With the development of computer speed, open-loop planning methods, specifically trajectory optimization methods, become popular in real-time control and attract a lot of attention.

Optimal control problem

Continuous-time optimal control problem

Functional forms:
- Lagrange Formulation
  \begin{equation} \label{eq:b1} J(u(\cdot),t_f) = \int_{t_0}^{t_f}L(\mathbf{x},\mathbf{u},t)dt \end{equation}
- Bolza Formulation
  \begin{equation} \label{eq:b2} J(u(\cdot),t_f) = \phi(\mathbf{x}(t_f), t_f) + \int_{t_0}^{t_f} L(\mathbf{x},\mathbf{u},t) dt \end{equation}
  s.t.
  \begin{equation} \label{eq:b3} \dot{\mathbf{x}} = f(\mathbf{x},\mathbf{u},t), \end{equation}
  and the boundary conditions
  \begin{equation} \label{eq:10} \mathbf{x}(t_0)=\mathbf{x}_0,\quad \psi(\mathbf{x}_f,t_f) = 0 \end{equation}
  where \(\mathbf{x}(t)\in \mathbb{R}^n\) is the state, \(\mathbf{u}(t)\in \mathbb{R}^m\) is the control, \(t\) is the independent variable (generally speaking, time), \(t_0\) is the initial time, and \(t_f\) is the terminal time. The terms \(\phi\) and \(L\) are called the terminal penalty term and Lagrangian, respectively.
- Mayer Formulation In the Mayer formulation, the state vector is extended by: \(x_{n+1}(t)\).
  \begin{equation} \label{eq:m1} x_{n+1}(t) = \int_{t_0}^tL(\mathbf{x},\mathbf{u},t)dt. \end{equation}
  Then the objective is to choose \(\mathbf{u}(t)\) to minimize
  \begin{equation} \label{eq:m2} J(u(\cdot),t_f) = \phi(\mathbf{x}(t_f),t_f) \end{equation}
  s.t.
  \begin{equation} \label{eq:m3} \dot{\mathbf{x}} = \begin{bmatrix} f(\mathbf{x},\mathbf{u},t) \\ l(\mathbf{x},\mathbf{u},t) \end{bmatrix} \end{equation}
  and the boundary conditions
  \begin{equation} \mathbf{x}(t_0) = \begin{bmatrix} \mathbf{x}_0 \\ 0 \end{bmatrix} \end{equation}
  \[ \quad \psi(\mathbf{x}_f,t_f) = 0 \]
Mayer formulation and Bolza formulation are equivalent, but Mayer form yield a simpler expression.

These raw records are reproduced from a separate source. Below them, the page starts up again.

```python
class HipEngine:
    def __init__(self, cfg: dict, entries: List[LY.Entry], flat: torch.Tensor, buffers: Dict[str, torch.Tensor],
                 compute_dtype: torch.dtype):
        self.cfg = cfg
        self.entries = entries
        self.E = {e.name: e for e in entries}
        self.flat = flat
        self.buf = buffers
        self.dtype = compute_dtype
        self.seed_base = 0x5EED
        self.seed_rank = None
        self.step_id = 0
        self.wsrc = flat
        self._wsrc_fresh = False
        self._wt: Dict[str, torch.Tensor] = {}
        self._wt_plan: Dict[str, tuple] = {}
        self._wt_table = None
        self._wt_buf = None
        self._deferred = []
        self._keep = []
        self._wgq = []
        self._foldq = []
        self._foldq2 = []
        self._plan = None
        self._bwd_G = None
        self.fuse_act_dgrad = True
        self.fuse_se_pool = True
        self.fuse_se_bnred = True
        self.fuse_bn_finalize = True
        self.fuse_bn_conv = True
        self.use_conv8p = True
        self.conv8p_n_multiple = 128
        self.conv8p_bwd_n_multiple = 128
        self.pack_off_main = True
        self.hoist_cross = True
        self.use_c64p_epi = True
        self.fuse_bn1_reduce = True
        self.use_conv8p_bwd = True
        self._accbuf = None
        self._accpos = 0
        self._stem_fcoef = None
        self.fold_eval = True
        self._fold = None
        self.infer_precision = "bf16"
        self._foldmx = None
        self.stem_w = None
        self.side, self.side2 = pick_concurrent_streams(flat.device, 2) if flat.is_cuda else (None, None)
        self.two_streams = True
        self.capture = None
        self.capture_io = None
        self.fuse_stem_eval = True
        self.mark = None

    def P(self, name):
        e = self.E[name]
        return self.flat[e.offset: e.offset + e.numel]

    def Wm(self, name):
        return LY.mat_of(self.wsrc, self.E[name])

    def _packT(self, key, pieces, rows, ld):
        t = self._wt.get(key)
        if t is None:
            t = torch.empty((rows, ld), device=self.flat.device, dtype=self.dtype)
            for off, n, tt, c, col0, flip in pieces:
                K.pack_transpose(self.flat[off: off + n * tt * c].view(n, tt, c), self.dtype, out=t, ldo=ld, col0=col0, flip=flip)
            self._wt[key] = t
            self._wt_plan[key] = (tuple(pieces), rows, ld)
            self._wt_table = None
        return t

    def Wt(self, name):
        e = self.E[name]
        n, c = e.shape[0], e.shape[1]
        tt = e.numel // (n * c)
        return self._packT(name, [(e.offset, n, tt, c, 0, False)], c, tt * n)

    def _pack_planned(self):
        if not self._wt_plan:
            return
        if self._wt_table is None or self._wt_table[0].device != self.flat.device:
            rowsd, views, dst, blk = [], [], 0, 0
            for key, (pieces, rows, ld) in self._wt_plan.items():
                for off, n, tt, c, col0, flip in pieces:
                    rowsd.append([off, dst, n, tt, c, ld, col0, int(flip), blk, 0])
                    blk += tt * ((n + 31) // 32) * ((c + 31) // 32)
                views.append((key, dst, rows, ld))
                dst += (rows * ld + 7) // 8 * 8
# ... 1347 lines not shown
                            y2=rec.get("yd"), coef2=rec.get("cd"),
                            gamma2=self.P(p + ".downsample.1.weight") if has_ds else None,
                            dgamma2=gs(p + ".downsample.1.weight") if has_ds else None,
                            dbeta2=gs(p + ".downsample.1.bias") if has_ds else None,
                            slab=pre[0] if (pre and not pre_acc) else None, nb=pre[1] if (pre and not pre_acc) else 0,
                            facc=(pre[0] if pre_acc else (self._acc(K.L.count("vqa_bn_acc_words", 3, Cout)) if bacc else None)), facc_filled=pre_acc)
        g2 = rec["g2"]; B, Ho, Wo = g2[0], g2[1], g2[2]
        if not tw2:
            pass
        elif rec["a1"] is None:
            self._off_path([dy2], lambda: K.wgrad3x3_c64_bn(rec["y1"], rec["c1"], dy2, LY.mat_of(G, self.E[p + ".conv2.weight"]), B, Ho, Wo), defer=last)
        elif self._c64w_ok(B, Ho, Wo, Cout, Cout, 3, 1):
            self._off_path([dy2], lambda: K.wgrad3x3_c64(rec["a1"], dy2, LY.mat_of(G, self.E[p + ".conv2.weight"]), B, Ho, Wo), defer=last)
        elif self._c128w_ok(B, Ho, Wo, Cout, Cout, 1):
            self._off_path([dy2], lambda: K.wgrad3x3_c128(rec["a1"], dy2, LY.mat_of(G, self.E[p + ".conv2.weight"]), B, Ho, Wo))
        else:
            self._off_path([dy2], lambda: K.wgrad(dy2, rec["a1"], LY.mat_of(G, self.E[p + ".conv2.weight"]), M, Cout, 9 * Cout, g2, dtype=T))
        facc1 = None
        if self._c64p_ok(B, Ho, Wo, Cout, Cout, 3, 1) and bacc and self.fuse_bn1_reduce:
            facc1 = self._acc(K.L.count("vqa_bn_acc_words", 3, Cout))
            da1 = K.conv3x3_c64p_bnred(dy2, self._wflip(p + ".conv2.weight"), B, Ho, Wo, rec["y1"], rec["c1"], facc1)
        elif self._c64p_ok(B, Ho, Wo, Cout, Cout, 3, 1):
            da1, _, _ = K.conv3x3_c64p(dy2, self._wflip(p + ".conv2.weight"), B, Ho, Wo)
        elif self.use_conv8p_bwd and self._c8p_ok(B, Ho, Wo, Cout, Cout, 3, 1, 1, bwd=True):
            if bacc and self.fuse_bn1_reduce:
                facc1 = self._acc(K.L.count("vqa_bn_acc_words", 3, Cout))
            da1 = K.conv8p(dy2, self.Wt(p + ".conv2.weight"), B, Ho, Wo, Cout, Cout, transposed=1,
                           bnred=(rec["y1"], rec["c1"], facc1) if facc1 is not None else None)
        else:
            geom_d2 = (B, Ho, Wo, Cout, Ho, Wo, 3, 3, 1, 1)
            da1, _, _ = K.igemm(dy2, self.Wt(p + ".conv2.weight"), M, Cout, 9 * Cout, geom_d2, dtype=T, transposed=1)
        dy1, _ = K.bn_bwd(da1, None, rec["y1"], rec["c1"], self.P(p + ".bn1.weight"), Cout, training,
                          gs(p + ".bn1.weight"), gs(p + ".bn1.bias"), self_mask=True,
                          facc=facc1 if facc1 is not None else (self._acc(K.L.count("vqa_bn_acc_words", 3, Cout)) if bacc else None),
                          facc_filled=facc1 is not None)
        g1 = rec["g1"]; H, W, stride = g1[1], g1[2], g1[8]
        if not tw1:
            pass
        elif self._c64w_ok(B, H, W, Cin, Cout, 3, stride):
            self._off_path([dy1], lambda: K.wgrad3x3_c64(rec["x"], dy1, LY.mat_of(G, self.E[p + ".conv1.weight"]), B, H, W), defer=last)
        elif self._c128w_ok(B, H, W, Cin, Cout, stride):
            self._off_path([dy1], lambda: K.wgrad3x3_c128(rec["x"], dy1, LY.mat_of(G, self.E[p + ".conv1.weight"]), B, H, W))
        else:
            self._off_path([dy1], lambda: K.wgrad(dy1, rec["x"], LY.mat_of(G, self.E[p + ".conv1.weight"]), M, Cout, 9 * Cin, g1, dtype=T))
        Md = B * H * W
        geom_d1 = (B, Ho, Wo, Cout, H, W, 3, 3, stride, 1)
        if has_ds:
            gd = rec["gd"]
            if twd:
                self._off_path([dyd], lambda: K.wgrad(dyd, rec["x"], LY.mat_of(G, self.E[p + ".downsample.0.weight"]), M, Cout, Cin, gd, dtype=T))
            if stride == 2 and H % 2 == 0 and W % 2 == 0:
                wt = self._packT(p + ".dgrad2", [(self.E[p + ".conv1.weight"].offset, Cout, 9, Cin, 0, False),
                                                 (self.E[p + ".downsample.0.weight"].offset, Cout, 1, Cin, 9 * Cout, False)], Cin, 10 * Cout)
                dx = K.dgrad_s2(dy1, dyd, wt, B, Ho, Wo, Cout, H, W, Cin, 3, 1, dtype=T)
            else:
                geom_dd = (B, Ho, Wo, Cout, H, W, 1, 1, stride, 0)
                dxd, _, _ = K.igemm(dyd, self.Wt(p + ".downsample.0.weight"), Md, Cin, Cout, geom_dd, dtype=T, transposed=1)
                dx, _, _ = K.igemm(dy1, self.Wt(p + ".conv1.weight"), Md, Cin, 9 * Cout, geom_d1, dtype=T, transposed=1, addend=dxd)
        elif self.use_c64p_epi and self._c64p_ok(B, H, W, Cout, Cin, 3, stride):
            dx = K.conv3x3_c64p_epi(dy1, self._wflip(p + ".conv1.weight"), B, H, W, addend=dout, addmask=out_act, outmask=outmask)
        elif self.use_conv8p_bwd and stride == 1 and self._c8p_ok(B, H, W, Cout, Cin, 3, stride, 1, bwd=True):
            dx = K.conv8p(dy1, self.Wt(p + ".conv1.weight"), B, H, W, Cout, Cin, transposed=1, addend=dout, addmask=out_act, outmask=outmask)
        else:
            dx, _, _ = K.igemm(dy1, self.Wt(p + ".conv1.weight"), Md, Cin, 9 * Cout, geom_d1, dtype=T, transposed=1,
                               addend=dout, addmask=out_act, outmask=outmask)
        if self.capture is not None:
            self.capture[p] = dict(dout=dout, masked=masked, handed=hand is not None, dy2=dy2, dyd=dyd, da1=da1, dy1=dy1, dx=dx)
        return dx
```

Lagrange, Bolza, and Mayer forms are equivalent. In particular, there are constraints on the state of the form
\begin{equation} \label{eq:state-constraint} S(\mathbf{x}(t)) \le 0 \end{equation}
and on the control variable
\begin{equation} \label{eq:control-constraint} C(\mathbf{x}(t),\mathbf{u}(t)) \le 0 \end{equation}
The optimal control can be derived using Pontryagin's maximum principle (a necessary condition), or by solving the Hamilton-Jacobi-Bellman equation (a necessary and sufficient condition).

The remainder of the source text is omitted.